Hence we are currently just clicking a picture, predicting the direction by passing it through our pre-trained model and on the basis of that executing the driving scripts. Haar-Cascade Classifier to detect traffic signs: Built only as a proof of concept to be able to detect traffic signs such as a stop signal or a traffic light. We’re not using it anywhere in the code base right now while running the car. Haar Cascade Classifiers are very effective for object detection. Initially, the algorithm needs a lot of positive images (images of traffic signs ) and negative images (images without traffic signs) to train the classifier. Then we need to extract features from it. Although we attempted to train one ourselves, the program ran for a few hours and still didn’t stop.
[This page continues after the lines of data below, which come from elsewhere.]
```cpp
__global__ __launch_bounds__(256) void conv3x3_pack_dgrad_kernel(const bf16_t* w, uint4* packed, int K, int C)
{
    const int nks = K / CT_CK * 18;
    const size_t total = (size_t)(C / 16) * nks * 64;
    for (size_t i = (size_t)blockIdx.x * 256 + threadIdx.x; i < total; i += (size_t)gridDim.x * 256) {
        const int lane = (int)(i & 63), li = lane & 15, g = lane >> 4;
        const size_t f = i >> 6;
        const int ks = (int)(f % nks), ct = (int)(f / nks);
        const int chunk = ks / 18, r = ks - 18 * chunk, tap = r >> 1, kh = r & 1;
        const int c = ct_channel(ct, li, C % 32 == 0), ftap = 8 - tap;
        const bf16_t* src = w + ((size_t)(chunk * CT_CK + 32 * kh + 8 * g) * 9 + ftap) * C + c;
        unsigned short e[8];
#pragma unroll
        for (int j = 0; j < 8; ++j) e[j] = src[(size_t)j * 9 * C];
        packed[i] = make_uint4(e[0] | (unsigned)e[1] << 16, e[2] | (unsigned)e[3] << 16, e[4] | (unsigned)e[5] << 16, e[6] | (unsigned)e[7] << 16);
    }
}

}

struct PackTrainLayer { const float* w; uint4* fwd; uint4* dgrad; int K, C; long long sK, sC, sR, sS; };
struct PackTrainArgs { PackTrainLayer l[GDKVM_PACK_MAX_LAYERS]; };

namespace {
__global__ __launch_bounds__(256) void conv3x3_pack_train_kernel(PackTrainArgs a)
{
    const PackTrainLayer L = a.l[blockIdx.y];
    if (!L.w) return;
    const int K = L.K, C = L.C;
    const size_t nf = (size_t)(K / 16) * (C / CT_CK * 18) * 64, nd = (size_t)(C / 16) * (K / CT_CK * 18) * 64;
    for (size_t i = (size_t)blockIdx.x * 256 + threadIdx.x; i < nf + nd; i += (size_t)gridDim.x * 256) {
        const bool fwd = i < nf;
        const size_t ii = fwd ? i : i - nf;
        const int lane = (int)(ii & 63), li = lane & 15, g = lane >> 4;
        const size_t f = ii >> 6;
        float e[8];
        if (fwd) {
            const int nks = C / CT_CK * 18, ks = (int)(f % nks), kt = (int)(f / nks);
            const int chunk = ks / 18, r = ks - 18 * chunk, tap = r >> 1, kh = r & 1;
            const float* src = L.w + (long long)ct_channel(kt, li, K % 32 == 0) * L.sK + (long long)(tap / 3) * L.sR + (long long)(tap % 3) * L.sS
                               + (long long)(chunk * CT_CK + 32 * kh + 8 * g) * L.sC;
#pragma unroll
            for (int j = 0; j < 8; ++j) e[j] = src[(long long)j * L.sC];
        } else {
            const int nks = K / CT_CK * 18, ks = (int)(f % nks), ct = (int)(f / nks);
            const int chunk = ks / 18, r = ks - 18 * chunk, tap = r >> 1, kh = r & 1, ftap = 8 - tap;
            const float* src = L.w + (long long)ct_channel(ct, li, C % 32 == 0) * L.sC + (long long)(ftap / 3) * L.sR + (long long)(ftap % 3) * L.sS
                               + (long long)(chunk * CT_CK + 32 * kh + 8 * g) * L.sK;
#pragma unroll
            for (int j = 0; j < 8; ++j) e[j] = src[(long long)j * L.sK];
        }
        const uint4 o = pack_bf16x8(e);
        (fwd ? L.fwd : L.dgrad)[ii] = o;
    }
}
}

extern "C" int gdkvm_conv3x3_pack_weights_train(int nlayers, const void* const* w, void* const* packed_fwd, void* const* packed_dgrad,
                                                const int* K, const int* C, const long long* strides, void* stream)
{
    if (nlayers < 0 || nlayers > GDKVM_PACK_MAX_LAYERS) return gdkvm_fail(GDKVM_ERR_SHAPE, "conv3x3_pack_weights_train: %d layers (at most %d per call)", nlayers, GDKVM_PACK_MAX_LAYERS);
    if (nlayers == 0) return GDKVM_OK;
    if (!w || !packed_fwd || !packed_dgrad || !K || !C || !strides) return gdkvm_fail(GDKVM_ERR_ARG, "conv3x3_pack_weights_train: null pointer");
    PackTrainArgs a{};
    for (int i = 0; i < nlayers; ++i) {
        if (K[i] <= 0 || C[i] <= 0 || K[i] % CT_CK || C[i] % CT_CK)
            return gdkvm_fail(GDKVM_ERR_SHAPE, "conv3x3_pack_weights_train: layer %d K=%d C=%d (multiples of 64)", i, K[i], C[i]);
        if (!w[i] || !packed_fwd[i] || !packed_dgrad[i] || !gdkvm_aligned16(packed_fwd[i]) || !gdkvm_aligned16(packed_dgrad[i]))
            return gdkvm_fail(GDKVM_ERR_ARG, "conv3x3_pack_weights_train: layer %d: null or unaligned pointer", i);
        a.l[i] = PackTrainLayer{static_cast<const float*>(w[i]), static_cast<uint4*>(packed_fwd[i]), static_cast<uint4*>(packed_dgrad[i]), K[i], C[i],
                                strides[4 * i], strides[4 * i + 1], strides[4 * i + 2], strides[4 * i + 3]};
    }
    if (int rc = gdkvm_check_device()) return rc;
    hipLaunchKernelGGL(conv3x3_pack_train_kernel, dim3(48, (unsigned)nlayers), dim3(256), 0, static_cast<hipStream_t>(stream), a);
    GDKVM_LAUNCH_CHECK("conv3x3_pack_train_kernel");
    return GDKVM_OK;
}

extern "C" int gdkvm_conv3x3_pack_weights_dgrad(const void* w, void* packed, int K, int C, int io_dtype, void* stream)
{
    if (io_dtype != GDKVM_BF16) return gdkvm_fail(GDKVM_ERR_DTYPE, "conv3x3_pack_weights_dgrad: only bf16 is implemented");
    if (K <= 0 || C <= 0 || K % CT_CK || C % 16) return gdkvm_fail(GDKVM_ERR_SHAPE, "conv3x3_pack_weights_dgrad: K=%d C=%d (K a multiple of 64, C of 16)", K, C);
    if (!w || !packed || !gdkvm_aligned16(w) || !gdkvm_aligned16(packed)) return gdkvm_fail(GDKVM_ERR_ARG, "conv3x3_pack_weights_dgrad: null or unaligned pointer");
    if (int rc = gdkvm_check_device()) return rc;
    const size_t total = (size_t)(C / 16) * (K / CT_CK * 18) * 64;
    hipLaunchKernelGGL(conv3x3_pack_dgrad_kernel, dim3((unsigned)((total + 255) / 256)), dim3(256), 0, static_cast<hipStream_t>(stream),
                       static_cast<const bf16_t*>(w), static_cast<uint4*>(packed), K, C);
    GDKVM_LAUNCH_CHECK("conv3x3_pack_dgrad_kernel");
    return GDKVM_OK;
}

extern "C" int gdkvm_conv3x3_pack_weights(const void* w, void* packed, int K, int C, int io_dtype, void* stream)
{
    if (io_dtype != GDKVM_BF16) return gdkvm_fail(GDKVM_ERR_DTYPE, "conv3x3_pack_weights: only bf16 is implemented");
    if (K <= 0 || C <= 0 || K % 16 || C % CT_CK) return gdkvm_fail(GDKVM_ERR_SHAPE, "conv3x3_pack_weights: K=%d C=%d (K a multiple of 16, C of 64)", K, C);
    if (!w || !packed || !gdkvm_aligned16(w) || !gdkvm_aligned16(packed)) return gdkvm_fail(GDKVM_ERR_ARG, "conv3x3_pack_weights: null or unaligned pointer");
    if (int rc = gdkvm_check_device()) return rc;
    const size_t total = (size_t)(K / 16) * (C / CT_CK * 18) * 64;
    hipLaunchKernelGGL(conv3x3_pack_kernel, dim3((unsigned)((total + 255) / 256)), dim3(256), 0, static_cast<hipStream_t>(stream),
                       static_cast<const uint4*>(w), static_cast<uint4*>(packed), K, C);
    GDKVM_LAUNCH_CHECK("conv3x3_pack_kernel");
    return GDKVM_OK;
}

namespace {
template <int NWN, int NTW, int NWV = 8, int MAXMT = CT_MAXMT>
void launch_tile(bool packed, dim3 grid, size_t lds, hipStream_t st, const ConvTileArgs& a)
{
    if (packed) hipLaunchKernelGGL((conv3x3_tile_kernel<NWN, NTW, true, NWV, MAXMT>), grid, dim3(64 * NWV), lds, st, a);
    else hipLaunchKernelGGL((conv3x3_tile_kernel<NWN, NTW, false, NWV, MAXMT>), grid, dim3(64 * NWV), lds, st, a);
}
template <int NWN, int NTW, int NWV = 8, int MAXMT = CT_MAXMT>
bool setattr_tile()
{
    return hipFuncSetAttribute(reinterpret_cast<const void*>(conv3x3_tile_kernel<NWN, NTW, true, NWV, MAXMT>), hipFuncAttributeMaxDynamicSharedMemorySize, 113 * 1024) == hipSuccess
        && hipFuncSetAttribute(reinterpret_cast<const void*>(conv3x3_tile_kernel<NWN, NTW, false, NWV, MAXMT>), hipFuncAttributeMaxDynamicSharedMemorySize, 113 * 1024) == hipSuccess;
}
constexpr size_t CT_UP_LDS = 80 * 1024;
template <int NWN, int NTW>
bool setattr_up()
{
    return hipFuncSetAttribute(reinterpret_cast<const void*>(conv3x3_tile_kernel<NWN, NTW, true, 4, 7, true>), hipFuncAttributeMaxDynamicSharedMemorySize, (int)CT_UP_LDS) == hipSuccess;
}

bool tile_geometry(ConvTileArgs& a, int maxpix, int maxpieces)
{
    const int N = a.N, H = a.H, W = a.W;
    if (H * W <= maxpix) { a.th = H; a.fpt = maxpix / (H * W); a.tiles_y = 1; if (a.fpt > N) a.fpt = N; }
    else { a.fpt = 1; a.th = maxpix / W; if (a.th < 1) return false; a.tiles_y = (H + a.th - 1) / a.th; }
    a.bw = W + 2; a.bh = a.th + 2;
    auto pieces = [&]() { a.band_px = a.fpt * a.bh * a.bw; return (a.band_px * CT_SLOTS + 63) / 64; };
    while (pieces() > maxpieces && a.fpt > 1) --a.fpt;
    while (pieces() > maxpieces && a.th > 1) { --a.th; a.bh = a.th + 2; a.tiles_y = (H + a.th - 1) / a.th; }
    a.npieces = pieces();
    if (a.npieces > maxpieces) return false;
    a.inv_band = 1.0f / (float)(a.bh * a.bw); a.inv_bw = 1.0f / (float)a.bw;
    a.inv_tw = 1.0f / (float)(a.th * W); a.inv_w = 1.0f / (float)W;
    const long long groups = (N + a.fpt - 1) / a.fpt;
    const long long ntiles = groups * a.tiles_y;
    if (ntiles <= 0 || ntiles > 0x7fffffffLL) return false;
    a.ntiles = (int)ntiles;
    return true;
}
}

int gdkvm_conv3x3_upcat_launch(const void* lo, const void* x2, int C1, const void* w, const float* bias, const void* residual, void* y,
                               int N, int C, int H, int W, int K, int relu, hipStream_t st)
{
    if (C % CT_CK || K % 16 || W > 64 || W < 2 || H < 2 || (H | W) & 1 || N < 1 || !x2 || C1 <= 0 || C1 >= C || C1 % CT_CK) return 1;
    ConvUpArgs a;
    a.x2 = static_cast<const bf16_t*>(x2); a.C1 = C1;
    a.x = static_cast<const bf16_t*>(lo); a.w = static_cast<const bf16_t*>(w); a.bias = bias;
    a.res = static_cast<const bf16_t*>(residual); a.y = static_cast<bf16_t*>(y);
    a.N = N; a.H = H; a.W = W; a.C = C; a.K = K; a.relu = relu;
    if (!tile_geometry(a, 16 * 7, 32)) return 1;
    if ((long long)(a.fpt * H + 2) * W * (C1 > C - C1 ? C1 : C - C1) * 2 >= 0x7fffffffLL) return 1;
    a.perm = K % 32 == 0;
    a.hl = H / 2; a.wl = W / 2;
    a.nlr = a.bh / 2 + 2 < a.hl ? a.bh / 2 + 2 : a.hl;
    a.stage_px = a.fpt * a.nlr * a.wl;
    a.nstage = (a.stage_px + 7) / 8;
    if (a.nstage > 32) return 1;
    a.inv_slr = 1.0f / (float)(a.nlr * a.wl); a.inv_wl = 1.0f / (float)a.wl;
    a.nrp = a.bh / 2 + 1; a.inv_ncp = 1.0f / (float)(a.wl + 1); a.inv_nrp = 1.0f / (float)a.nrp;
    a.stage_off = 2 * a.npieces * 1024 + 1024;
    const size_t lds = (size_t)a.stage_off + (size_t)a.nstage * 1024;
    if (lds > CT_UP_LDS) return 1;
    const int kwg = K % 128 == 0 ? 128 : 64;
    const int gy = (K + kwg - 1) / kwg;
    int per = 512 / gy; if (per < 1) per = 1;
    const int gx = a.ntiles < per ? a.ntiles : per;
    static std::atomic<unsigned long long> done_mask{0};
    int dev = 0;
    if (hipGetDevice(&dev) != hipSuccess) return 1;
    const unsigned long long bit = 1ull << (dev & 63);
    if (!(done_mask.load(std::memory_order_relaxed) & bit)) {
        if (!setattr_up<4, 2>() || !setattr_up<2, 2>()) return 1;
        done_mask.fetch_or(bit, std::memory_order_relaxed);
    }
    if (kwg == 128) hipLaunchKernelGGL((conv3x3_tile_kernel<4, 2, true, 4, 7, true>), dim3(gx, gy), dim3(256), lds, st, a);
    else hipLaunchKernelGGL((conv3x3_tile_kernel<2, 2, true, 4, 7, true>), dim3(gx, gy), dim3(256), lds, st, a);
    return 0;
}

int gdkvm_conv3x3_tile_launch(const void* x, const void* x2, int C1, const void* w, const float* bias, const void* residual, void* y,
                              int N, int C, int H, int W, int K, int relu, int variant, int packed, hipStream_t st)
{
    if (variant == 0 && K % 128 == 0 && CT_VARIANT_128 == 4) {
        if (gdkvm_conv3x3_tile_launch(x, x2, C1, w, bias, residual, y, N, C, H, W, K, relu, 4, packed, st) == 0) return 0;
        variant = 2;
    }
    if (variant == 0 && K % 128 != 0 && (H * W <= 16 * 7 || 2 * W <= 16 * 7)) {
        if (gdkvm_conv3x3_tile_launch(x, x2, C1, w, bias, residual, y, N, C, H, W, K, relu, 5, packed, st) == 0) return 0;
        variant = 3;
    }
    if (C % CT_CK || K % 16 || W > 64 || W < 1 || H < 1 || N < 1 || variant < 0 || variant > 5) return 1;
    if (variant == 4 && K % 128) return 1;
    const bool half = variant == 4 || variant == 5;
    if (x2 && (C1 <= 0 || C1 >= C || C1 % CT_CK)) return 1;
    ConvTileArgs a;
    a.x2 = static_cast<const bf16_t*>(x2); a.C1 = x2 ? C1 : C;
    a.x = static_cast<const bf16_t*>(x); a.w = static_cast<const bf16_t*>(w); a.bias = bias;
    a.res = static_cast<const bf16_t*>(residual); a.y = static_cast<bf16_t*>(y);
    a.N = N; a.H = H; a.W = W; a.C = C; a.K = K; a.relu = relu;
    const int maxpix = half ? 16 * 7 : 16 * CT_MAXMT;
    const int maxpieces = half ? 32 : 56;
    if (!tile_geometry(a, maxpix, maxpieces)) return 1;
    if ((long long)(a.fpt * H + 2) * W * (x2 ? (C1 > C - C1 ? C1 : C - C1) : C) * 2 >= 0x7fffffffLL) return 1;
    a.perm = K % 32 == 0;
    const long long ntiles = a.ntiles;
    if (variant == 0) variant = K % 128 == 0 ? 2 : CT_VARIANT_64;
    const int kwg = (variant == 2 || variant == 4) ? 128 : 64;
    const int gy = (K + kwg - 1) / kwg;
    const size_t lds = (size_t)2 * a.npieces * 1024 + 1024;
    int per = (half ? 512 : 256) / gy; if (per < 1) per = 1;
    const int gx = (int)(ntiles < per ? ntiles : per);
    static std::atomic<unsigned long long> done_mask{0};
    int dev = 0;
    if (hipGetDevice(&dev) != hipSuccess) return 1;
    const unsigned long long bit = 1ull << (dev & 63);
    if (!(done_mask.load(std::memory_order_relaxed) & bit)) {
        if (!setattr_tile<4, 1>() || !setattr_tile<4, 2>() || !setattr_tile<2, 2>() || !setattr_tile<4, 2, 4, 7>() || !setattr_tile<2, 2, 4, 7>()) return 1;
        done_mask.fetch_or(bit, std::memory_order_relaxed);
    }
    switch (variant) {
        case 1: launch_tile<4, 1>(packed, dim3(gx, gy), lds, st, a); break;
        case 2: launch_tile<4, 2>(packed, dim3(gx, gy), lds, st, a); break;
        case 4: launch_tile<4, 2, 4, 7>(packed, dim3(gx, gy), lds, st, a); break;
        case 5: launch_tile<2, 2, 4, 7>(packed, dim3(gx, gy), lds, st, a); break;
        default: launch_tile<2, 2>(packed, dim3(gx, gy), lds, st, a); break;
    }
    return 0;
}
```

Hence we resorted to using pre-trained classifiers which was used for some other projects on Github. ( Source has been cited )
Sample Image Processing Results : Image at 0 Labelled FF. Top Left : Original Image Top Right : Single Channel B/W Centre Left : HSV image Centre Right : Adaptive Gaussian Filtering with blur Bottom Left : Hough Lines drawn on the image for lane detection. Bottom Right : Canny edges to detect the edges of the road. Note : The reason we aren’t sending post-processed images through the CNN is that with the addition of some blur ( from vibrations ), these edge detection algorithms break down completely. CNNs anyways provide good results with minimal post-processing.